Data supplied Start Marker

# LiHaoy-ux/DQO-MAP

Measured on AMD Instinct MI355X. Metric: mapping iters/sec (fwd+bwd raster) @ 500k Gaussians 1200×680; PSNR vs ref, higher is better.
Workload: dtype f32; 1 GPU; cfg3: surfel room, ONE map of 500000 Gaussians, 1200x680, 8 object ids, SH degree 3, per-object render (object gate) + per-object masked loss (sum over objects of 0.8 L1 colour + 1.0 depth L1 on the object's own mask) + attach loss, raster fwd+bwd + Adam (6 groups); path=fused (hipGraph replays of 4 iterations each); rccl_ranks=1, backend=none (one rank), list_split=0, list_split_backward=0, graph_unroll=4, sync_mode=lazy, selfcheck=skipped, P=500000, P_visible=196562, view=room, adam=exact-sparse, adam_rows_touched=148371, attach_loss_members=49997

## Files before the change

### dqo-map_amd/csrc/dqo_capi.hip

```cpp
#include <stdarg.h>
#include <stdio.h>
#include <string.h>

#include "dqo_common.h"

static thread_local char g_err[512] = "";

void dqo_set_error(const char* fmt, ...) {
    va_list ap;
    va_start(ap, fmt);
    vsnprintf(g_err, sizeof(g_err), fmt, ap);
    va_end(ap);
}

#include <map>
#include <mutex>
#include <string>
#include <vector>
int g_dqo_profile_on = 0;
namespace {
std::mutex g_profile_mu;
struct Pending {
    std::string name;
    hipEvent_t start, stop;
// ... 65 lines not shown
                                sizeof(DqoAdamTensor), sizeof(DqoRastParamInputs), sizeof(DqoRastParamGrads), 0 ,
                                sizeof(DqoLifecycle), sizeof(DqoGrowthSample)};
    return (which >= 0 && which < (int32_t)(sizeof(sz) / sizeof(sz[0]))) ? sz[which] : 0;
}
DQO_API const char* dqo_last_error(void) { return g_err; }

DQO_API size_t dqo_rast_geom_bytes(int32_t P, int32_t W, int32_t H) {
    (void)W;
    (void)H;
    return dqo_geom_layout(nullptr, P < 0 ? 0 : P).total;
}
DQO_API size_t dqo_rast_image_bytes(int32_t W, int32_t H) { return dqo_image_layout(nullptr, W, H).total; }
DQO_API size_t dqo_rast_binning_bytes(int64_t cap) { return dqo_bin_layout(nullptr, cap < 0 ? 0 : cap, cap < 0 ? 0 : cap, 0).total; }
DQO_API size_t dqo_rast_binning_bytes_bucketed(int64_t cap, int32_t W, int32_t H, int32_t bucket) {
    if (cap < 0) cap = 0;
    if (bucket <= 0 || W <= 0 || H <= 0) return dqo_rast_binning_bytes(cap);
    return dqo_bin_layout(nullptr, cap, dqo_list_cap(cap, W, H, bucket), bucket).total;
}
DQO_API size_t dqo_rast_backward_workspace_bytes(int64_t cap) { return dqo_bwd_ws_bytes(cap); }

static int check_common(const DqoRastParams* p, const DqoRastInputs* in, const DqoRastCtx* ctx) {
    DQO_CHECK_ARG(p && in && ctx, "null params / inputs / ctx");
    DQO_CHECK_ARG(p->P >= 0 && p->W > 0 && p->H > 0, "bad sizes P=%d W=%d H=%d", p->P, p->W, p->H);
    DQO_CHECK_ARG(p->D >= 0 && p->D <= 3, "sh degree %d out of range 0..3", p->D);
    DQO_CHECK_ARG((p->W + DQO_TILE - 1) / DQO_TILE < 65536 && (p->H + DQO_TILE - 1) / DQO_TILE < 65536, "image too large");
    DQO_CHECK_ARG(in->viewmatrix && in->projmatrix && in->campos && in->bg, "viewmatrix/projmatrix/campos/bg must be given");
    if (p->P > 0) {
        DQO_CHECK_ARG(in->means3D && in->opacities, "means3D / opacities missing");
        DQO_CHECK_ARG((in->shs != nullptr) != (in->colors_precomp != nullptr),
                      "Please provide excatly one of either SHs or precomputed colors!");
        DQO_CHECK_ARG(in->cov3D_precomp == nullptr,
                      "cov3D_precomp is not supported by the depth rasteriser: its blend kernel reads scales/rotations (forward.cu:780)");
        DQO_CHECK_ARG(in->scales && in->rotations, "scales and rotations are required");
        if (in->shs) DQO_CHECK_ARG(p->M >= (p->D + 1) * (p->D + 1), "sh has %d coefficients, degree %d needs %d", p->M, p->D, (p->D + 1) * (p->D + 1));
        if (in->colors_precomp == nullptr && p->M == 0) {
            dqo_set_error("For non-RGB, provide precomputed Gaussian colors!");
            return DQO_ERR_INVALID_ARG;
        }
    }
    DQO_CHECK_ARG(ctx->geom && ctx->geom_bytes >= dqo_rast_geom_bytes(p->P, p->W, p->H), "geom buffer too small (%zu < %zu)",
                  ctx->geom_bytes, dqo_rast_geom_bytes(p->P, p->W, p->H));
    DQO_CHECK_ARG(ctx->image && ctx->image_bytes >= dqo_rast_image_bytes(p->W, p->H), "image buffer too small (%zu < %zu)",
                  ctx->image_bytes, dqo_rast_image_bytes(p->W, p->H));
    return DQO_OK;
}

// ... 221 lines not shown
```

### dqo-map_amd/csrc/dqo_common.h

```cpp
#pragma once
#include <hip/hip_runtime.h>
#include <stdint.h>

#include "../../include/dqo_raster.h"
#include "dqo_activate.h"

#define DQO_TILE 16
#define DQO_WAVE 64
#define DQO_SPREAD 64
#define DQO_GATE_OBJECTS 64
#define DQO_OBJ_SPREAD 16
#ifndef DQO_TSTRIDE
#define DQO_TSTRIDE 64
#endif

#define DQO_API __attribute__((visibility("default")))

void dqo_set_error(const char* fmt, ...);
#define DQO_CHECK_ARG(cond, ...)          \
    do {                                  \
        if (!(cond)) {                    \
            dqo_set_error(__VA_ARGS__);   \
            return DQO_ERR_INVALID_ARG;   \
        }                                 \
// ... 194 lines not shown
    }
#pragma unroll
    for (int off = 32; off > 0; off >>= 1)
#pragma unroll
        for (int c = 0; c < 4; c++) t[c] += (unsigned long long)__shfl_xor((long long)t[c], off);
    tot[0] = (double)t[0] / DQO_TAP_FIXED, tot[1] = (double)t[1], tot[2] = (double)t[2] / DQO_TAP_FIXED, tot[3] = (double)t[3];
}
__device__ __forceinline__ unsigned long long dqo_tap_fixed(float s) {
    return (s >= 0.f && s < 2147483648.f) ? (unsigned long long)((double)s * DQO_TAP_FIXED + 0.5) : ~0ull >> 1;
}
#endif

static inline int dqo_list_split(const DqoRastCtx* ctx) { return ctx->list_split <= 0 ? 0 : (ctx->list_split < 64 ? 64 : ctx->list_split); }
struct DqoImageLayout {
    uint32_t* tile_count;
    uint32_t* tile_flag;
    uint32_t* tile_cursor;
    uint2* ranges;
    uint32_t* walk4;
    uint32_t* tile_order;
    uint4* slot_info;
    float* final_T;
    uint32_t* n_contrib;
    uint32_t* hit_pos;
    uint32_t* long_tiles;
    uint32_t* split_tiles;
    size_t total;
};

static inline DqoImageLayout dqo_image_layout(void* base, int W, int H) {
    DqoImageLayout L;
    const size_t gx = (W + DQO_TILE - 1) / DQO_TILE, gy = (H + DQO_TILE - 1) / DQO_TILE;
    const size_t T = gx * gy, HW = (size_t)W * H;
    char* p = (char*)base;
    auto take = [&](size_t bytes) {
        char* r = p;
        p += dqo_align_up(bytes, 256);
        return r;
    };
    L.tile_count = (uint32_t*)take(4 * T * DQO_TSTRIDE);
    L.tile_flag = (uint32_t*)take(4 * T);
    L.tile_cursor = (uint32_t*)take(4 * T * DQO_TSTRIDE);
    L.ranges = (uint2*)take(8 * T);
    L.walk4 = (uint32_t*)take(16 * T);
    L.tile_order = (uint32_t*)take(4 * 8 * ((T + 7) / 8));
    L.slot_info = (uint4*)take(16 * 8 * ((T + 7) / 8));
    L.final_T = (float*)take(4 * HW);
    L.n_contrib = (uint32_t*)take(4 * HW);
    L.hit_pos = (uint32_t*)take(4 * HW);
    L.long_tiles = (uint32_t*)take(4 * T);
    L.split_tiles = (uint32_t*)take(4 * T);
    L.total = (size_t)(p - (char*)base);
    return L;
}

struct DqoBinLayout {
    uint4* recs;
    uint32_t* point_list;
    uint32_t* slot_list;
    uint8_t* live_q;
    uint2* slot_info;
    uint32_t* slot_gid;
    uint32_t* rec_valid;
    int64_t list_cap;
    int32_t bucket;
    size_t total;
};
static inline int64_t dqo_list_cap(int64_t cap, int W, int H, int bucket) {
    const int64_t T = (int64_t)((W + DQO_TILE - 1) / DQO_TILE) * ((H + DQO_TILE - 1) / DQO_TILE);
    return bucket > 0 ? T * bucket : cap;
}

static inline DqoBinLayout dqo_bin_layout(void* base, int64_t cap, int64_t list_cap, int bucket) {
    DqoBinLayout L;
    L.list_cap = list_cap, L.bucket = bucket;
    char* p = (char*)base;
    auto take = [&](size_t bytes) {
        char* r = p;
// ... 175 lines not shown
```

### dqo-map_amd/csrc/rast_backward_blend.hip

```cpp
#include <type_traits>

#include "dqo_common.h"
#include "dqo_cull.h"

namespace {

template <int CTRL, int ROW_MASK = 0xF>
__device__ __forceinline__ float dpp_mov(float v) {
    return __int_as_float(__builtin_amdgcn_update_dpp(0, __float_as_int(v), CTRL, ROW_MASK, 0xF, false));
}
__device__ __forceinline__ float wave_sum(float v) {
    v += dpp_mov<0xB1>(v);
    v += dpp_mov<0x4E>(v);
    v += dpp_mov<0x141>(v);
    v += dpp_mov<0x140>(v);
    v += dpp_mov<0x142, 0xA>(v);
    v += dpp_mov<0x143, 0xC>(v);
    return __int_as_float(__builtin_amdgcn_readlane(__float_as_int(v), 63));
}
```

Data supplied End Marker

What you will do:
Where a line of the material above holds the string "void", copy that line.

Exercise answer:
void dqo_set_error(const char* fmt, ...) {
DQO_API const char* dqo_last_error(void) { return g_err; }
    (void)W;
    (void)H;
void dqo_set_error(const char* fmt, ...);
static inline DqoImageLayout dqo_image_layout(void* base, int W, int H) {
static inline DqoBinLayout dqo_bin_layout(void* base, int64_t cap, int64_t list_cap, int bucket) {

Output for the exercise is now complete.